BOA-PSO hybrid Initial BOA population generated by: initializing a swarm of, for example, 50 particles at random; running the PSO until the initial population of, for example, 500 solutions has been generated. Subsequent ‘child’ populations produced by: generating, for example, 5 seed solutions using the Bayesian network; injecting the 5 seed solutions into the swarm; continuing PSO until the child population (of say 500 solutions) is full. Why look at hybrid algorithms for history matching? The focus of our project was the application of EDAs to history matching, yet the relatively simple PSO produced better results.

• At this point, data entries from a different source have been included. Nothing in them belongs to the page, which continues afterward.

             int w = -1;
             if (dj <= A.pad) w = j; else if (da <= A.pad) w = ja; else if (db <= A.pad) w = jb;
-            if (w >= A.sb && w < A.se) { pw[k] = w; pr[k] = atomicAdd(&s_cnt[w], 1); }
+            if (w >= A.sb && w < A.se) pk[k] = (w << 16) | atomicAdd(&s_cnt[w], 1);
         }
     }
     __syncthreads();
     STAMP(7, 1);
-    if (!STAGED) {
-        for (int s = threadIdx.x; s < S; s += blockDim.x) {
-            const int c = s_cnt[s];
-            if (c) s_cnt[s] = atomicAdd(&A.win_cnt[(size_t)s * WIN_CNT_STRIDE], c);
-        }
-        __syncthreads();
-        STAMP(7, 2);
-#pragma unroll
-        for (int k = 0; k < PPT; ++k) {
-            if (pw[k] >= 0) {
-                const int pos = s_cnt[pw[k]] + pr[k];
-                if (pos < A.capw) A.win_pts[(size_t)pw[k] * A.capw + pos] = p[k];
-            }
-        }
-    } else {
-        int *s_loc = (int *)s_px;
-        int *s_gb = s_dyn + 2 * S;
-        float4 *stage = (float4 *)(s_dyn + ((3 * S + 3) & ~3));
-        u16 *widx = (u16 *)(stage + PPT * (int)blockDim.x);
-        int K;
-        {
-            const int per = (S + (int)blockDim.x - 1) / (int)blockDim.x;
-            const int b0 = threadIdx.x * per;
-            int sum = 0;
-            for (int q = 0; q < per; ++q) if (b0 + q < S) sum += s_cnt[b0 + q];
-            int pre = block_exscan_w(sum, s_scr, &K);
-            for (int q = 0; q < per; ++q) {
-                if (b0 + q < S) {
-                    const int c = s_cnt[b0 + q];
-                    s_loc[b0 + q] = pre; pre += c;
-                    s_gb[b0 + q] = c ? atomicAdd(&A.win_cnt[(size_t)(b0 + q) * WIN_CNT_STRIDE], c) : 0;
-                }
-            }
-        }
-        __syncthreads();
-#pragma unroll
-        for (int k = 0; k < PPT; ++k) {
-            if (pw[k] >= 0) {
-                const int q = s_loc[pw[k]] + pr[k];
-                stage[q] = p[k]; widx[q] = (u16)pw[k];
-            }
-        }
-        __syncthreads();
-        for (int q = threadIdx.x; q < K; q += blockDim.x) {
-            const int w = widx[q];
-            const int pos = s_gb[w] + (q - s_loc[w]);
-            if (pos < A.capw) A.win_pts[(size_t)w * A.capw + pos] = stage[q];
-        }
-    }
-    STAMP(7, 3);
+    const int s0 = (int)threadIdx.x;
+    const int c0 = s0 < S ? s_cnt[s0] : 0;
+    const int r0 = c0 ? atomicAdd(&A.win_cnt[(size_t)s0 * WIN_CNT_STRIDE], c0) : 0;
+    for (int s = s0 + T; s < S; s += T) {
+        const int c = s_cnt[s];
+        if (c) s_cnt[s] = atomicAdd(&A.win_cnt[(size_t)s * WIN_CNT_STRIDE], c);
+    }
+#pragma unroll
+    for (int k = 0; k < PPT; ++k) {
+        const bool ok = px[k] == px[k];
+        const float y = ok ? py[k] : NAN, z = ok ? pz[k] : NAN;
+        mn[1] = fminf(mn[1], y); mx[1] = fmaxf(mx[1], y);
+        mn[2] = fminf(mn[2], z); mx[2] = fmaxf(mx[2], z);
+    }
     const int lane = threadIdx.x & 63, wid = threadIdx.x >> 6;
-    for (int d = 0; d < 3; ++d) { mn[d] = wave_min(mn[d]); mx[d] = wave_max(mx[d]); }
-    cnt = wave_sum(cnt);
+    const auto fmin = [](float a, float b) { return fminf(a, b); };
+    const auto fmax = [](float a, float b) { return fmaxf(a, b); };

We wondered whether the strengths of the two algorithms could be combined. Also, the trade-off between getting a very good solution according to misfit and getting many, not quite so good solutions, suggested combining two algorithms where one provides the diversity while the other provides the drive toward the best solutions. We wanted to combine the two algorithms so that this trade-off could be easily controlled – we wanted to be able to have 100% PSO, 0% BOA, or 0% PSO, 100% BOA, or any point in between. The algorithm is parallelized synchronously for the BOA component, and asynchronously for the PSO.
Results: PUNQ-S3 Population size: 200. Number of parents and number of children: 100. Swarm size: 50 Fifty runs per setting.
Results: Koma Based on 5 runs each, due to the much greater time requirements of the reservoir simulation.
Conclusions and Further Research BOA-PSO hybrid clearly outperforms BOA on its own, on both problems. On PUNQ-S3, results using the hybrid are marginally better than those obtained by PSO. The hybrid algorithm continues to outperform PSO on the larger, real-world instance (Koma). There is plenty of room for experimentation with and improvement to the hybrid algorithm. And since BOA has already been shown to outperform the commercialized GA used in industry, this is a good result. Though not with any statistical significance – there is enough to warrant further exploration, but little more. In particular, a method that is less disruptive to the operation of the PSO would have BOA suggest new or additional ‘targets’ for the PSO, rather than replacing solutions. Alternatively, we could use DE rather than PSO. (DE has already been shown to be a promising approach.)